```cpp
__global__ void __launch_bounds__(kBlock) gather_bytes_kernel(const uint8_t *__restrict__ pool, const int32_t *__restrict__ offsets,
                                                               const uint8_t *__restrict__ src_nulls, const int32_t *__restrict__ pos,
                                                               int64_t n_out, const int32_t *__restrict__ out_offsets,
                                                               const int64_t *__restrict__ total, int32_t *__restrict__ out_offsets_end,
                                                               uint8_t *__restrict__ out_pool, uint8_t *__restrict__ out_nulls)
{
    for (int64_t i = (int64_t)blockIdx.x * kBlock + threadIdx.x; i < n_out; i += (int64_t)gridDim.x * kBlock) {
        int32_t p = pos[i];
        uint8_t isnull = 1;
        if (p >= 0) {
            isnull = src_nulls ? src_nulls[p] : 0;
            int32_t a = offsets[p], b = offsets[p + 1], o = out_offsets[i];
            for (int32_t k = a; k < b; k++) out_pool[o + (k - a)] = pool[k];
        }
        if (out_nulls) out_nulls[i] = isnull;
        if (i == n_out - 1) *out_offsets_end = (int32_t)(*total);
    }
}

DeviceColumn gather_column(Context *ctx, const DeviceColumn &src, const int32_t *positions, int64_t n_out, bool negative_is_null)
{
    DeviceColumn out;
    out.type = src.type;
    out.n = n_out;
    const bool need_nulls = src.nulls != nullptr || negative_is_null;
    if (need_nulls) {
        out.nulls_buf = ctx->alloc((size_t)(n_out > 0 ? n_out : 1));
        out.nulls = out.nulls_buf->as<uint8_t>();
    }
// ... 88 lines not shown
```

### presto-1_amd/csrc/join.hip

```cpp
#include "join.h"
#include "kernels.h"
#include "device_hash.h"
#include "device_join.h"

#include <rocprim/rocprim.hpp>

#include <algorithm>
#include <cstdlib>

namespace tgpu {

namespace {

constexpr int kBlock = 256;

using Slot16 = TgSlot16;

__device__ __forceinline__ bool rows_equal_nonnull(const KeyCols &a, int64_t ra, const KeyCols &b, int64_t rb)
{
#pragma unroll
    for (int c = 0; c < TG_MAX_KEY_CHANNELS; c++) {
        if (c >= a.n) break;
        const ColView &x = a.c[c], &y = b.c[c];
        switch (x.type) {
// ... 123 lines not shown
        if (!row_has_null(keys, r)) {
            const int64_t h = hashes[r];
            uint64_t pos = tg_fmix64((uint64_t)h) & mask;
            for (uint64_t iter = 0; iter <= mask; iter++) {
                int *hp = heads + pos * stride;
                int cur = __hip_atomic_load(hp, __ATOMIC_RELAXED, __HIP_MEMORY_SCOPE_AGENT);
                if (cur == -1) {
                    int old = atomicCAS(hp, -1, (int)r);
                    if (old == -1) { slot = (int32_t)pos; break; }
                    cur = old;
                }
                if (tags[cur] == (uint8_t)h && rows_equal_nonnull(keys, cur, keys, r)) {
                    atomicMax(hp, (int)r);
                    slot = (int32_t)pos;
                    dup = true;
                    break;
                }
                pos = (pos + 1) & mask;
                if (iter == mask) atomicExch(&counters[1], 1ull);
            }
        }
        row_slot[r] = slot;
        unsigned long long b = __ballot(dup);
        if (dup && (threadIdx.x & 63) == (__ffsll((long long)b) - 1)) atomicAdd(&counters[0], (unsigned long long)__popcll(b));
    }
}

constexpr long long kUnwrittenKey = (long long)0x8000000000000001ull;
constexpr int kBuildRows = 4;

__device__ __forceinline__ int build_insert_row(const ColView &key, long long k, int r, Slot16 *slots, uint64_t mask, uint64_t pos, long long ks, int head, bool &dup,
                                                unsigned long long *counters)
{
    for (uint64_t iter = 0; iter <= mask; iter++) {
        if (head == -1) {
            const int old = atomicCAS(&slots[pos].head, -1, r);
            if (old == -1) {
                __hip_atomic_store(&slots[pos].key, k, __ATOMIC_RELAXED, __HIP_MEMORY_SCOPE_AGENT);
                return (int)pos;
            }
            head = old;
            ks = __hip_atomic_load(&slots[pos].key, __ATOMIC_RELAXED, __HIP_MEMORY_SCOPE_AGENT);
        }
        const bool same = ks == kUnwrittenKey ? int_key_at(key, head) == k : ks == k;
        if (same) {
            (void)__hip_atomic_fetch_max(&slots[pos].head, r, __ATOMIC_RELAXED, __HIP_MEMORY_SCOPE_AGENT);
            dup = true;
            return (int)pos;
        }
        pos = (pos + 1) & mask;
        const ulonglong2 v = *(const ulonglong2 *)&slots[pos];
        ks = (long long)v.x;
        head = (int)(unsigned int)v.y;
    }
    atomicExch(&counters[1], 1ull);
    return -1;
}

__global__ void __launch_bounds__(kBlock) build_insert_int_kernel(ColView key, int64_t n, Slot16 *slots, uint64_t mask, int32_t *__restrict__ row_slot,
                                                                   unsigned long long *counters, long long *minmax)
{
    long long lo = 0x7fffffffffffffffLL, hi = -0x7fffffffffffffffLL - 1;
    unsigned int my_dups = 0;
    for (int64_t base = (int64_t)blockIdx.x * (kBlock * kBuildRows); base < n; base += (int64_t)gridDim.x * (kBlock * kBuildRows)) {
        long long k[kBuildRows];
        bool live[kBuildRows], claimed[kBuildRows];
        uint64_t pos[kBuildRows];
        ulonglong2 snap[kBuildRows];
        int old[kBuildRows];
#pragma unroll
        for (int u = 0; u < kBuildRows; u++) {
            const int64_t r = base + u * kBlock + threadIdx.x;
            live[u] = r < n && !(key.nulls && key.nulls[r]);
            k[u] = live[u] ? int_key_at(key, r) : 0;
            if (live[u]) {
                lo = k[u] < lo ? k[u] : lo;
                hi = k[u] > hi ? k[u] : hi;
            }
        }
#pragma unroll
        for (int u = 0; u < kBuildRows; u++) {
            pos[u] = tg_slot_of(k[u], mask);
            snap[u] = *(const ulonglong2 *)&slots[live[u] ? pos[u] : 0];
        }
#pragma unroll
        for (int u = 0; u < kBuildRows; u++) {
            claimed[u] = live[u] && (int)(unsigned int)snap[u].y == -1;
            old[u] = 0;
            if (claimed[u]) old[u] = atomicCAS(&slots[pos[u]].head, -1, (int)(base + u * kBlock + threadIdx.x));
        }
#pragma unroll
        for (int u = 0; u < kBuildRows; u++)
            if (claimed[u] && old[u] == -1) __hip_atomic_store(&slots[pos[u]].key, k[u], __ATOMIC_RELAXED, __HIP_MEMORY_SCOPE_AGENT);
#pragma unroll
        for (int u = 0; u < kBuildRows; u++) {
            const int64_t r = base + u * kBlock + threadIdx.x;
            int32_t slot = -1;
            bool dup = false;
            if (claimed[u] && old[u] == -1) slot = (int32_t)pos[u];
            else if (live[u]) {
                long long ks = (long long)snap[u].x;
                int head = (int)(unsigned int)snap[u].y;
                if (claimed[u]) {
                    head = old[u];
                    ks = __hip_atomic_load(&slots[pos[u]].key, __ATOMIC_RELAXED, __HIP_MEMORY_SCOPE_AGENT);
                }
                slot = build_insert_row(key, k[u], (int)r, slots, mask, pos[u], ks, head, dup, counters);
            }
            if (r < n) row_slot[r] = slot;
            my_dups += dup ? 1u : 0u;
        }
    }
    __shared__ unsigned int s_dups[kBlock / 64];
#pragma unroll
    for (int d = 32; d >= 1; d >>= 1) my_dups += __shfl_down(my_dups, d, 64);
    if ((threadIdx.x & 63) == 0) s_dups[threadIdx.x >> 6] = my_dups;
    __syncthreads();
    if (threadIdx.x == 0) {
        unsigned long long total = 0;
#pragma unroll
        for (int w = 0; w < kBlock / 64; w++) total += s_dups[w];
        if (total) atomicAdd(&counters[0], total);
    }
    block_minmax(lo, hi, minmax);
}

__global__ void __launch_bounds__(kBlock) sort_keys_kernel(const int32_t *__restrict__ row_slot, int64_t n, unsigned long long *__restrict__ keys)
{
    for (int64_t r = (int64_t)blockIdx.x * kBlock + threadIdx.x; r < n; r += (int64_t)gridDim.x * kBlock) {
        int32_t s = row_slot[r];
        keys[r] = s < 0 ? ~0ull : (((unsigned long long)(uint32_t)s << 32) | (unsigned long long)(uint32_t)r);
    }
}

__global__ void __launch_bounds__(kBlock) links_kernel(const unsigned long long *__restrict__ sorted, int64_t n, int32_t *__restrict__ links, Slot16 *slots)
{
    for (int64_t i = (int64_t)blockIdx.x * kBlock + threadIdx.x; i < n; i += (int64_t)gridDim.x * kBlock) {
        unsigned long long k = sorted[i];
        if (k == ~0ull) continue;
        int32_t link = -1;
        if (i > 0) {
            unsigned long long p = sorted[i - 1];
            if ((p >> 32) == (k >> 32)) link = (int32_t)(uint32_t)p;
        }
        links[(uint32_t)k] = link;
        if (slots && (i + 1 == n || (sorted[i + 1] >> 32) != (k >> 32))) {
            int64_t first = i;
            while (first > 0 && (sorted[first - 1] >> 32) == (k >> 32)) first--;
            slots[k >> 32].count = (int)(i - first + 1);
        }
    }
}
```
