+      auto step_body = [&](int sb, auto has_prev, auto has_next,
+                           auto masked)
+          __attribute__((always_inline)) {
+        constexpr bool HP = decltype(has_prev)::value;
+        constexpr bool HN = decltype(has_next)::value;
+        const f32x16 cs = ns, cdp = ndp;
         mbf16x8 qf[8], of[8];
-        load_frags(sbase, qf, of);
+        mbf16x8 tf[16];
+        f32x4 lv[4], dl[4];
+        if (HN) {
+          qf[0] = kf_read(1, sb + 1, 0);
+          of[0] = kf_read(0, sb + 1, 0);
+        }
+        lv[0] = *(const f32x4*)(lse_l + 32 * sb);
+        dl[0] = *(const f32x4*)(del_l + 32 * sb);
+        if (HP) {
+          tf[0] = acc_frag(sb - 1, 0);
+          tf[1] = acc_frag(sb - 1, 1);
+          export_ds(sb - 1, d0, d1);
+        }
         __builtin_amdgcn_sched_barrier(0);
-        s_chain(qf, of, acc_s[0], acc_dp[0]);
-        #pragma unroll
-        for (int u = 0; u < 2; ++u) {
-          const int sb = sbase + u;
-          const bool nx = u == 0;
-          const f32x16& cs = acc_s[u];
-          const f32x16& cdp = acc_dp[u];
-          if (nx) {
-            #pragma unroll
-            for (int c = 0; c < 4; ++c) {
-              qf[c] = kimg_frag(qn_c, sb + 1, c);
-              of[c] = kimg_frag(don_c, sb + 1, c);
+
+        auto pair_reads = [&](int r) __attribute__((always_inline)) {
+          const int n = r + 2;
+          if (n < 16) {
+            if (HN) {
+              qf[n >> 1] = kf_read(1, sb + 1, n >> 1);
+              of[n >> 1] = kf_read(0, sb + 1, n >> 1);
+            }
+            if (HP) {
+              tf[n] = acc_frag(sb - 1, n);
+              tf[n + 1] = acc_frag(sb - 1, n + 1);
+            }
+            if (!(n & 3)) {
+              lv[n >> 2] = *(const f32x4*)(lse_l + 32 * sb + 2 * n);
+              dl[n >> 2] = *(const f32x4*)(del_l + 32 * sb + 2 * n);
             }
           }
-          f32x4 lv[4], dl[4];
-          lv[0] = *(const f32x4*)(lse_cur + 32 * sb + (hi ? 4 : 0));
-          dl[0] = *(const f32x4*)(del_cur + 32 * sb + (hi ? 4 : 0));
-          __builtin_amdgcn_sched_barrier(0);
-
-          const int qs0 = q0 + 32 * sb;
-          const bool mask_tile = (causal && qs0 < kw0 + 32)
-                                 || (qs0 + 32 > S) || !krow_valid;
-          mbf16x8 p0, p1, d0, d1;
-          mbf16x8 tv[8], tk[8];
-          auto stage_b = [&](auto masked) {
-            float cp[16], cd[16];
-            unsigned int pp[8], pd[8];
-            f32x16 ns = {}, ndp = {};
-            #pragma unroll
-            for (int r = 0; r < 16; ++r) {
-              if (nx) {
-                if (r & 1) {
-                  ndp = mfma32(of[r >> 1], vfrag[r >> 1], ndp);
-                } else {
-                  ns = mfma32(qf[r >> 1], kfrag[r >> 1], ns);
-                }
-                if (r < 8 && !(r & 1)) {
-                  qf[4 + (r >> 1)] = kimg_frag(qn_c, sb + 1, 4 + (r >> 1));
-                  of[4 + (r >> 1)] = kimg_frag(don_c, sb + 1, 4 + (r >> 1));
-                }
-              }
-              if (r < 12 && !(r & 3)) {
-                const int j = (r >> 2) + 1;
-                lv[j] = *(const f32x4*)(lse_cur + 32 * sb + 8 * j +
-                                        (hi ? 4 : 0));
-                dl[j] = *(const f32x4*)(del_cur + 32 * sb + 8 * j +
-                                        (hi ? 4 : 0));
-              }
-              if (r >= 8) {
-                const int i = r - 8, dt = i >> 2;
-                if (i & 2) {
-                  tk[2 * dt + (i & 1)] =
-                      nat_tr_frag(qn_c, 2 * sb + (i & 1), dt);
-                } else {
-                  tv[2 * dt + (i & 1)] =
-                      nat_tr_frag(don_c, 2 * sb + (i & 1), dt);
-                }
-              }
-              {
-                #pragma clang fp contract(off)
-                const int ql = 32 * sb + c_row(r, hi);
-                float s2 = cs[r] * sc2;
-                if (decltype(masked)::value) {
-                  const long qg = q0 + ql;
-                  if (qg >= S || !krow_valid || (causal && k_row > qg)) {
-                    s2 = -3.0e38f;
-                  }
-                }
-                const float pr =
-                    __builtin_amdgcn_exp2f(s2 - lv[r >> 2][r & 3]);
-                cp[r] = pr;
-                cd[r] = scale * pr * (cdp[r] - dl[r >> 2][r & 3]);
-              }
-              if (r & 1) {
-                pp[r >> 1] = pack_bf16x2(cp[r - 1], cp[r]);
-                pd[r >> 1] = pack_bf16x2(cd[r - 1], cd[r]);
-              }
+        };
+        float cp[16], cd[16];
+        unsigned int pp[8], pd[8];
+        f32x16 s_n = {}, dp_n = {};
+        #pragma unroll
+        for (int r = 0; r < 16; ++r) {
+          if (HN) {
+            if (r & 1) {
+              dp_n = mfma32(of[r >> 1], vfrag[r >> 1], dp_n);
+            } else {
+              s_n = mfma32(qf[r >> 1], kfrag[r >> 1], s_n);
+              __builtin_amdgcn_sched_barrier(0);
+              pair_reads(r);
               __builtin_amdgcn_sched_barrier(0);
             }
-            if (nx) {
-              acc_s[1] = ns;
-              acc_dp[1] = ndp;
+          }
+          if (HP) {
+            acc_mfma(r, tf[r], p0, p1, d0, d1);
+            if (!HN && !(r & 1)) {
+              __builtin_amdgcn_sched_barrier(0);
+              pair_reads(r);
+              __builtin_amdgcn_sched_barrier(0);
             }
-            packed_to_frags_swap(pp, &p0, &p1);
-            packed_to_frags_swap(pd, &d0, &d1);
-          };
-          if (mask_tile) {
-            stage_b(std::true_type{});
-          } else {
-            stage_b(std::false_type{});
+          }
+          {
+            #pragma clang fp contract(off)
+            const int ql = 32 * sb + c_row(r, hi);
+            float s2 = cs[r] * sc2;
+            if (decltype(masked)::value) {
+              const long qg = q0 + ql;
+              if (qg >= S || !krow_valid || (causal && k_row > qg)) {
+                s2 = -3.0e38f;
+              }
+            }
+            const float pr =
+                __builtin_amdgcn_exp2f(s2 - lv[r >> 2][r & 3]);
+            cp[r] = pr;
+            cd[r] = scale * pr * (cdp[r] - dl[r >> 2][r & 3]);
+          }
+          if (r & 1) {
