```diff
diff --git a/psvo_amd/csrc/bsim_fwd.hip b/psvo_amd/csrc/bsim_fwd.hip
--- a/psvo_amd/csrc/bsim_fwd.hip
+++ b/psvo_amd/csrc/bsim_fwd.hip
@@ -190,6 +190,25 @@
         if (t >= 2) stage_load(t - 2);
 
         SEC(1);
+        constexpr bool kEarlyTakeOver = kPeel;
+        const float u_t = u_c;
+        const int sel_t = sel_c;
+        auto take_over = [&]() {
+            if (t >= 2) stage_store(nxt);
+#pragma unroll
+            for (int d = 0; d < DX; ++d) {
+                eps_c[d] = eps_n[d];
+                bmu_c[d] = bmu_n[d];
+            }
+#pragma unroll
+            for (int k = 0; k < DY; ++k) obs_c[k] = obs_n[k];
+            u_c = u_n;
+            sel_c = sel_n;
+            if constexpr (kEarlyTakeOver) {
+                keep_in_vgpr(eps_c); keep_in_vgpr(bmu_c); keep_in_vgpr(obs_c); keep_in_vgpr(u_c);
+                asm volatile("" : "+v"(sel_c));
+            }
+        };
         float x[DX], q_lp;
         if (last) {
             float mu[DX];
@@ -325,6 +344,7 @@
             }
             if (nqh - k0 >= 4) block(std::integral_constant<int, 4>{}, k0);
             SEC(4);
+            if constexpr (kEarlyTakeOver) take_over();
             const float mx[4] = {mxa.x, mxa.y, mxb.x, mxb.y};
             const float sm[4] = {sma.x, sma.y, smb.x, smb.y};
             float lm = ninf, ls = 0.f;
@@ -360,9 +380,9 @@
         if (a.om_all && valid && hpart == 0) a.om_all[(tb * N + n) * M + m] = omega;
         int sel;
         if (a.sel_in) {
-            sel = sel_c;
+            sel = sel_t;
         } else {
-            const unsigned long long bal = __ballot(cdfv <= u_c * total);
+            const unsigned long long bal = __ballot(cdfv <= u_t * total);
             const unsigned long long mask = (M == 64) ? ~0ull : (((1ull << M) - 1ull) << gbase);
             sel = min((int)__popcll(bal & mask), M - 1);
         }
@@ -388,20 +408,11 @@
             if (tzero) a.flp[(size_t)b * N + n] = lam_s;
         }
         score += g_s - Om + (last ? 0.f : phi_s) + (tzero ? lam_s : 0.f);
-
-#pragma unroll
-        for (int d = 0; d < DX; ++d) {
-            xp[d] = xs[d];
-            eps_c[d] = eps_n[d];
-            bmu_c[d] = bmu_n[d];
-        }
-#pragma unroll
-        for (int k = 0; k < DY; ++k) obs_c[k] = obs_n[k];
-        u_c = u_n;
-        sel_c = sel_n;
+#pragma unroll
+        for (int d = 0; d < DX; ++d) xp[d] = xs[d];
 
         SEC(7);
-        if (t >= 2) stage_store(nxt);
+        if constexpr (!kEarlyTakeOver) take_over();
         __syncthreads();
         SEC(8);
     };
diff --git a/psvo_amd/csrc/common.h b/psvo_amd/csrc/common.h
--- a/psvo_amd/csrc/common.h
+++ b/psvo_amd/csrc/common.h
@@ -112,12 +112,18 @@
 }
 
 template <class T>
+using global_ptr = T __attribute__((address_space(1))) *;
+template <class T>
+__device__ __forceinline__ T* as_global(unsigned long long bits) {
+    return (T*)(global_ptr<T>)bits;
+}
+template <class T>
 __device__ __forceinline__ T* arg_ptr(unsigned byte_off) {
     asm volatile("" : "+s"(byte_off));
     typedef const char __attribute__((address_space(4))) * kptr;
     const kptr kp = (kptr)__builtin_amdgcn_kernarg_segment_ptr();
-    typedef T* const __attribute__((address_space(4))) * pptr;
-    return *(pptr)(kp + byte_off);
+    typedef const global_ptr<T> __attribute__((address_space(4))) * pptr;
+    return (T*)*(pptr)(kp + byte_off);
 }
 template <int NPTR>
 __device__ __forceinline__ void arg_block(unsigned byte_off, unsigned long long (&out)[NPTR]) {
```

==========

▸ **What you have to do**
Write down every line of the data above that includes the string "return".

▸ **Exercise result**
                return (int)pos;
            return (int)pos;
    return -1;
+    return (T*)(global_ptr<T>)bits;
-    return *(pptr)(kp + byte_off);
+    return (T*)*(pptr)(kp + byte_off);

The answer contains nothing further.